An amperometric biosensor and a biofuel cell of uric acid based on a chitosan/uricase–poly(furan-3-boronic acid)–Pd nanoparticles/plated Pd/multiwalled carbon nanotubes/Au electrode

Abstract A chitosan (CS)/uricase (UOx)–poly(furan-3-boronic acid) (PFBA)–Pd nanoparticles (PdNPs)/plated Pd (Pd plate )/multiwalled carbon nanotubes (MWCNTs)/Au electrode was prepared for fabricating an amperometric biosensor and a biofuel cell (BFC) of uric acid (UA). Briefly, Pd was electroplated on a MWCNTs-modified Au electrode, the UOx–PFBA–PdNPs bionanocomposite was prepared on the Pd plate /MWCNTs/Au electrode through chemical oxidation of a UOx-furan-3-boronic acid adduct by Na 2 PdCl 4 , and then chitosan (CS) was cast-coated on the electrode. In the first-generation biosensing mode (anodic detection of enzymatically generated H 2 O 2 ), the prepared CS/UOx–PFBA–PdNPs/Pd plate /MWCNTs/Au electrode showed a linear amperometric response to UA concentration from 1.0 μM to 2.5 mM with a sensitivity of 490 μA mM −1  cm −2 and a limit of detection ( S / N  = 3) of 0.1 μM, excellent operation/storage stability, and good results of UA assay in real urine samples.
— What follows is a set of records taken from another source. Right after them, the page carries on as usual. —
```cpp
template <int LPE>
__device__ __forceinline__ void av_feature_row(const FactorSet& app, const AvVolume& v, const float4 mine, const bool live, const int q,
                                               float* __restrict__ row, const bool store) {
    constexpr int NQ = 8 / LPE;
    const char* __restrict__ V = reinterpret_cast<const char*>(v.avol);
    const Axes3 A = sample_axes_inbox(app, mine.x, mine.y, mine.z);
    const unsigned ix = (unsigned)min(max(A.a[0].i0, 0), app.W[0] - 1), iy = (unsigned)min(max(A.a[1].i0, 0), app.H[0] - 1);
    const unsigned iz = (unsigned)min(max(A.a[2].i0, 0), app.H[1] - 1);
    const unsigned cell = umad24(umad24(iz, v.ny1, iy), v.row, ix * kAvCornerBytes);
    const unsigned o00 = (live ? cell : 0u) + (unsigned)q * 16u;
    const unsigned o01 = o00 + v.row, o10 = o00 + v.slice, o11 = o10 + v.row;
    const unsigned off[4] = {o00, o01, o10, o11};
    float4 c[4][2][NQ];
#pragma unroll
    for (int zy = 0; zy < 4; ++zy)
#pragma unroll
        for (int x = 0; x < 2; ++x)
#pragma unroll
            for (int i = 0; i < NQ; ++i)
                c[zy][x][i] = *reinterpret_cast<const float4*>(V + (size_t)off[zy] + ((int)kAvCornerBytes * x + 16 * LPE * i));
    __builtin_amdgcn_sched_barrier(0);
    const float wx0 = live ? A.a[0].w0 : 0.f, wx1 = live ? A.a[0].w1 : 0.f;
    const float wyx[2][2] = {{A.a[1].w0 * wx0, A.a[1].w0 * wx1}, {A.a[1].w1 * wx0, A.a[1].w1 * wx1}};
    const float wz[2] = {A.a[2].w0, A.a[2].w1};
    float4 r[NQ];
#pragma unroll
    for (int zy = 0; zy < 4; ++zy)
#pragma unroll
        for (int x = 0; x < 2; ++x) {
            const float w = wyx[zy & 1][x] * wz[zy >> 1];
#pragma unroll
            for (int i = 0; i < NQ; ++i) r[i] = (zy == 0 && x == 0) ? f4_mul(c[0][0][i], w) : f4_fma(c[zy][x][i], w, r[i]);
        }
    if (q == 6 % LPE) r[6 / LPE].w = live ? mine.w : 0.f;
    if (q == 7 % LPE) r[7 / LPE] = make_float4(0.f, 0.f, 0.f, 0.f);
    if (store) {
#pragma unroll
        for (int i = 0; i < NQ; ++i) *reinterpret_cast<float4*>(row + 4 * LPE * i) = r[i];
    }
}

__device__ __forceinline__ void av_slot_rows(const FactorSet& app, const AvVolume& v, const float4* pos, float* feat, unsigned count, int lane) {
    typedef unsigned u32x4_t __attribute__((ext_vector_type(4)));
    const int e = lane >> 3, q = lane & 7;
    const auto rsrc = __builtin_amdgcn_make_buffer_rsrc(const_cast<float4*>(pos), 0, (int)(count * 16u), 0x00020000);
#pragma unroll 1
    for (unsigned c0 = 0; c0 < count; c0 += 64u) {
        const unsigned left = count - c0;
        const unsigned mine_i = (unsigned)lane < left ? c0 + (unsigned)lane : count - 1u;
        const u32x4_t p = __builtin_amdgcn_raw_buffer_load_b128(rsrc, (int)(mine_i * 16u), 0, 16);
        const unsigned npass = left < 64u ? (left + 7u) >> 3 : 8u;
#pragma unroll 1
        for (unsigned s = 0; s < npass; ++s) {
            const int src = (int)(8u * s) + e;
            const float4 mine = make_float4(__uint_as_float(__shfl(p.x, src)), __uint_as_float(__shfl(p.y, src)),
                                            __uint_as_float(__shfl(p.z, src)), __uint_as_float(__shfl(p.w, src)));
            const bool live = (unsigned)src < left;
            av_feature_row<8>(app, v, mine, live, q, feat + (size_t)(c0 + (unsigned)src) * 32u + 4u * (unsigned)q, live);
        }
    }
}

}
```

text2nerf_amd/csrc/t2n_internal.h:

```cpp
#pragma once
#include <hip/hip_runtime.h>
#include <stdint.h>
#include <stdio.h>
#include <string.h>

#include "../../include/t2n.h"

namespace t2n {

constexpr int kWave = 64;
constexpr int kMaxSamples = 8192;
constexpr int kAppDimMax = 32;

__host__ __device__ constexpr int mat0(int k) { return k == 2 ? 1 : 0; }
__host__ __device__ constexpr int mat1(int k) { return k == 0 ? 1 : 2; }
__host__ __device__ constexpr int vecm(int k) { return 2 - k; }

struct FactorSet {
    const float* plane[3];
    const float* line[3];
    int W[3], H[3], L[3];
    int C;
    const void* plane_h[3];
    const void* line_h[3];
};

struct FieldDev {
    FactorSet den, app;
    float aabb0[3], aabb1[3], inv[3];
    float shift, dscale, thres, step, near, far, zgate;
    int act, shading, app_dim;
    const float* basisA;
    const float* w0A;
    const float* w1A;
    const float* w2A;
    const float* alpha; int aW, aH, aD; float a_min[3], a_inv[3];
    const uint4* basisH; const uint4* w0H; const uint4* w1H; const uint4* w2H; const float* biasH;
    const float* ztab;
    float term_eps;
    const float* dsum; unsigned ds_row, ds_slice;
    const float* avol; unsigned av_row, av_slice;
};

struct TrainScalars {
    float lr_over_bc1[19];
    float inv_bc2_sqrt;
    unsigned skip;
    unsigned pad[3];
};
struct TrainState {
    unsigned step;
    unsigned seq;
    unsigned skipped;
    unsigned pad[5];
    TrainScalars sc[2];
};

constexpr int kTimingEvents = 1024;
struct TimingSlot {
    hipEvent_t start[kTimingEvents], stop[kTimingEvents];
    int used = 0;
    int64_t untimed = 0;
    double ms = 0.0;
    int64_t launches = 0;
};

}

struct t2n_field {
    t2n_field_desc desc;
    t2n::FieldDev dev;
    float* buf_den_plane[3] = {nullptr, nullptr, nullptr};
    float* buf_den_line[3] = {nullptr, nullptr, nullptr};
    float* buf_app_plane[3] = {nullptr, nullptr, nullptr};
    float* buf_app_line[3] = {nullptr, nullptr, nullptr};
    void* hbuf_den_plane[3] = {nullptr, nullptr, nullptr};
    void* hbuf_den_line[3] = {nullptr, nullptr, nullptr};
    void* hbuf_app_plane[3] = {nullptr, nullptr, nullptr};
    void* hbuf_app_line[3] = {nullptr, nullptr, nullptr};
    int factor_bf16 = 0;
    float* buf_mlp = nullptr;
    void* buf_mlp_h = nullptr;
    const unsigned* split_unsafe = nullptr;
    void* buf_ss = nullptr;
    bool ss_dirty = true;
    void* ss_event = nullptr; void* ss_stream = nullptr;
    unsigned* ss_ok_host = nullptr; void* ss_ok_event = nullptr; int ss_variant = -2;
    float* buf_alpha = nullptr;
    int mlp_split = 1;
    int feature_staging = 1;
    unsigned long long* staging_counts = nullptr;
    int feature_defer_cap = 16;
    int feature_workgroups = 0;
    float* gbuf_den_plane[3] = {nullptr, nullptr, nullptr};
    float* gbuf_den_line[3] = {nullptr, nullptr, nullptr};
    float* gbuf_app_plane[3] = {nullptr, nullptr, nullptr};
    float* gbuf_app_line[3] = {nullptr, nullptr, nullptr};
    bool gbuf_external = false;
    float* gbuf_all = nullptr; size_t gbuf_bytes = 0;
    t2n_field_params params_ref;
    bool uploaded = false;
    int timing = 0;
    int frame_w = 0;
    int head_rows_per_ray = 32;
    float term_eps = 0.f;
    t2n::TimingSlot slots[T2N_K_COUNT];
    static constexpr int kCountSlots = 4;
    struct CountSlot { unsigned* host = nullptr; void* ev = nullptr; bool pending = false; int64_t n_rays = 0; int n_samples = 0; unsigned budget = 0; };
    CountSlot count_slots[kCountSlots]; int count_next = 0;
    void* side_stream = nullptr; void* ev_fork = nullptr; void* ev_join = nullptr;
    void* ev_den = nullptr;
    unsigned* plan_host = nullptr; unsigned plan_seq = 0;
    void* ev_pack = nullptr;
    void* gemm_stream = nullptr; void* ev_fork2 = nullptr; void* ev_join2 = nullptr;
    void* train_dev = nullptr; unsigned* train_host = nullptr; void* train_ev[12] = {};
    unsigned train_calls = 0; bool train_chain = false;
    bool train_packed = false;
    t2n_train_source train_src = {}; bool train_src_set = false;
    bool train_src_fresh = false;
    unsigned list_hint = 0;
    void* reg_ws = nullptr; size_t reg_ws_bytes = 0;
    unsigned long long list_retries = 0;
    float* dcache = nullptr; size_t dcache_bytes = 0;
    unsigned long long den_version = 1, dcache_version = 0, dcache_seen = 0;
    int dcache_on = 1; size_t dcache_cap = 0;
    bool dcache_alloc_failed = false;
    void* dcache_ev = nullptr; void* dcache_stream = nullptr;
    unsigned long long dcache_counts[3] = {0, 0, 0};
    float* avol = nullptr; size_t avol_bytes = 0;
    unsigned long long app_version = 1, avol_version = 0, avol_seen = 0, avol_run = 0;
    int avol_on = 1, avol_min_frames = T2N_APP_VOLUME_MIN_FRAMES; size_t avol_cap = 0;
    bool avol_alloc_failed = false;
    void* avol_ev = nullptr; void* avol_stream = nullptr;
    unsigned long long avol_counts[3] = {0, 0, 0};
    int fusion_on = 1;
    unsigned long long fusion_counts[2] = {0, 0};
};

namespace t2n {

void set_error(const char* fmt, ...);
int hip_fail(hipError_t e, const char* what);

#define T2N_HIP(call)                                        \
    do {                                                     \
        hipError_t e__ = (call);                             \
        if (e__ != hipSuccess) return t2n::hip_fail(e__, #call); \
    } while (0)

void counts_poll(t2n_field* f, bool wait);
void timing_begin(t2n_field* f, int k, hipStream_t s);
void timing_end(t2n_field* f, int k, hipStream_t s);

int launch_relayout(t2n_field* f, const t2n_field_params* p, hipStream_t s);
int launch_pack_mlp(t2n_field* f, const t2n_field_params* p, hipStream_t s, unsigned* absmax_out = nullptr);

struct RenderLaunch {
    const float* rays; int64_t n_rays; int ray_stride; int n_samples; uint32_t flags;
    const float* jitter; float* rgb; float* depth; float* weights; float* z_vals; uint64_t* stats;
    float* acc; int4* ray_app; unsigned* counters; float4* app_pos; int* app_ray; float4* app_rgb; unsigned list_cap;
    float* feat = nullptr; unsigned feat_rows = 0;
    bool slot_rows = false;
    float* sigma_ctx; float4* rgb_raw;
};
int launch_march(t2n_field* f, const RenderLaunch& L, hipStream_t s);
int launch_ray_stats(const RenderLaunch& L, hipStream_t s);
int launch_filter_bbox(const FieldDev& F, const float* rays, long long n_rays, int ray_stride, uint8_t* mask, hipStream_t s);
int launch_filter_alpha(const FieldDev& F, const float* rays, long long n_rays, int ray_stride, int n_samples, uint8_t* mask, hipStream_t s);
size_t density_cache_bytes(const t2n_field* f);
int density_cache_prepare(t2n_field* f, hipStream_t s);
void density_cache_release(t2n_field* f);
int launch_density_sum_table(const t2n_field* f, float* out, const int shift[3], hipStream_t s);
#ifndef T2N_AVOL_STRIDE
#define T2N_AVOL_STRIDE 32
#endif
constexpr int kAvStride = T2N_AVOL_STRIDE;
constexpr int kAvFeatures = 27;
constexpr unsigned kAvCornerBytes = kAvStride * sizeof(float);
static_assert(kAvStride % 4 == 0 && kAvStride >= 28 && kAvStride <= 32, "corner stride: whole quads that hold the 27 features");
struct AvolScope { t2n_field* f; ~AvolScope() { f->dev.avol = nullptr; } };
size_t appearance_volume_bytes(const t2n_field* f);
int appearance_volume_prepare(t2n_field* f, hipStream_t s);
void appearance_volume_release(t2n_field* f);
int launch_app_volume_build(const t2n_field* f, float* out, hipStream_t s);
int launch_app_features_vol(t2n_field* f, const float4* app_pos, const unsigned* counters_dev, unsigned list_cap, unsigned tile_hi, float* feat,
                            hipStream_t s);
int launch_feature_rows(t2n_field* f, const float4* app_pos, const unsigned* counters_dev, unsigned list_cap, float* feat, unsigned feat_rows,
                        hipStream_t s);
int launch_march_tiles(t2n_field* f, const RenderLaunch& L, int img_w, int img_h, float* spill, float4* scratch, hipStream_t s);
constexpr int kLists = 8;
inline bool fuse_rows(unsigned list_cap, unsigned feat_rows) { return feat_rows && (unsigned long long)list_cap * kLists <= feat_rows; }
constexpr int kCounterStride = 64;
inline unsigned list_capacity(long long n_rays, int n_samples) {
    const unsigned nblocks = (unsigned)((n_rays + 3) / 4);
    return ((nblocks >> 3) + ((nblocks & 7u) ? 1u : 0u)) * 4u * (unsigned)n_samples + (unsigned)n_samples;
}
inline unsigned list_capacity_budget(long long n_rays, int n_samples, unsigned budget) {
    const unsigned worst = list_capacity(n_rays, n_samples);
    if (budget == 0 || budget >= (unsigned)n_samples) return worst;
    const unsigned long long per = ((unsigned long long)n_rays * budget + kLists - 1) / kLists + (unsigned)n_samples;
    return per < worst ? (unsigned)per : worst;
}
struct ShadeCtx { float* x144; float* feat32; float* h0; float* h1; };
int launch_shade_list(t2n_field* f, const float4* app_pos, const int* app_ray, const float* rays, int ray_stride,
                      const unsigned* counters_dev, unsigned list_cap, float4* app_rgb, const ShadeCtx* ctx, hipStream_t s,
                      bool features_only = false, unsigned ctx_rows = 0xffffffffu, float* feat = nullptr, unsigned feat_rows = 0,
                      uint64_t* stats = nullptr, unsigned tile_lo = 0, unsigned tile_hi = 0xffffffffu, bool slot_rows = false);
constexpr int kRangeFlagWord = 32;
constexpr int kKeptMagicWord = 33, kKeptRowsWord = 34;
constexpr int kOverflowWord = 35;
constexpr int kHeadPlanWord = 40;
constexpr int kFailEntriesWord = 36;
constexpr unsigned kKeptMagic = 0x4b455054u;
int launch_mlp_ss(t2n_field* f, const float* feat, const unsigned* counters_dev, unsigned list_cap, unsigned tile_hi, float4* app_rgb,
                  unsigned* range_flag, hipStream_t s, bool slot_rows = false);
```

The enzyme electrode also worked well in the second-generation biosensing mode involving a p -benzoquinone or ferrocene monocarboxylic acid mediator. Furthermore, a monopolar UA BFC was fabricated by using the enzyme electrode as the bioanode and a Pt/MWCNTs/Au electrode as the cathode, which gave an open-circuit cell voltage of 0.394 V, a short-circuit current density of 857 μA cm − 2 and a maximum power density of 70 μW cm − 2 at 0.22 V under simulated physiological conditions.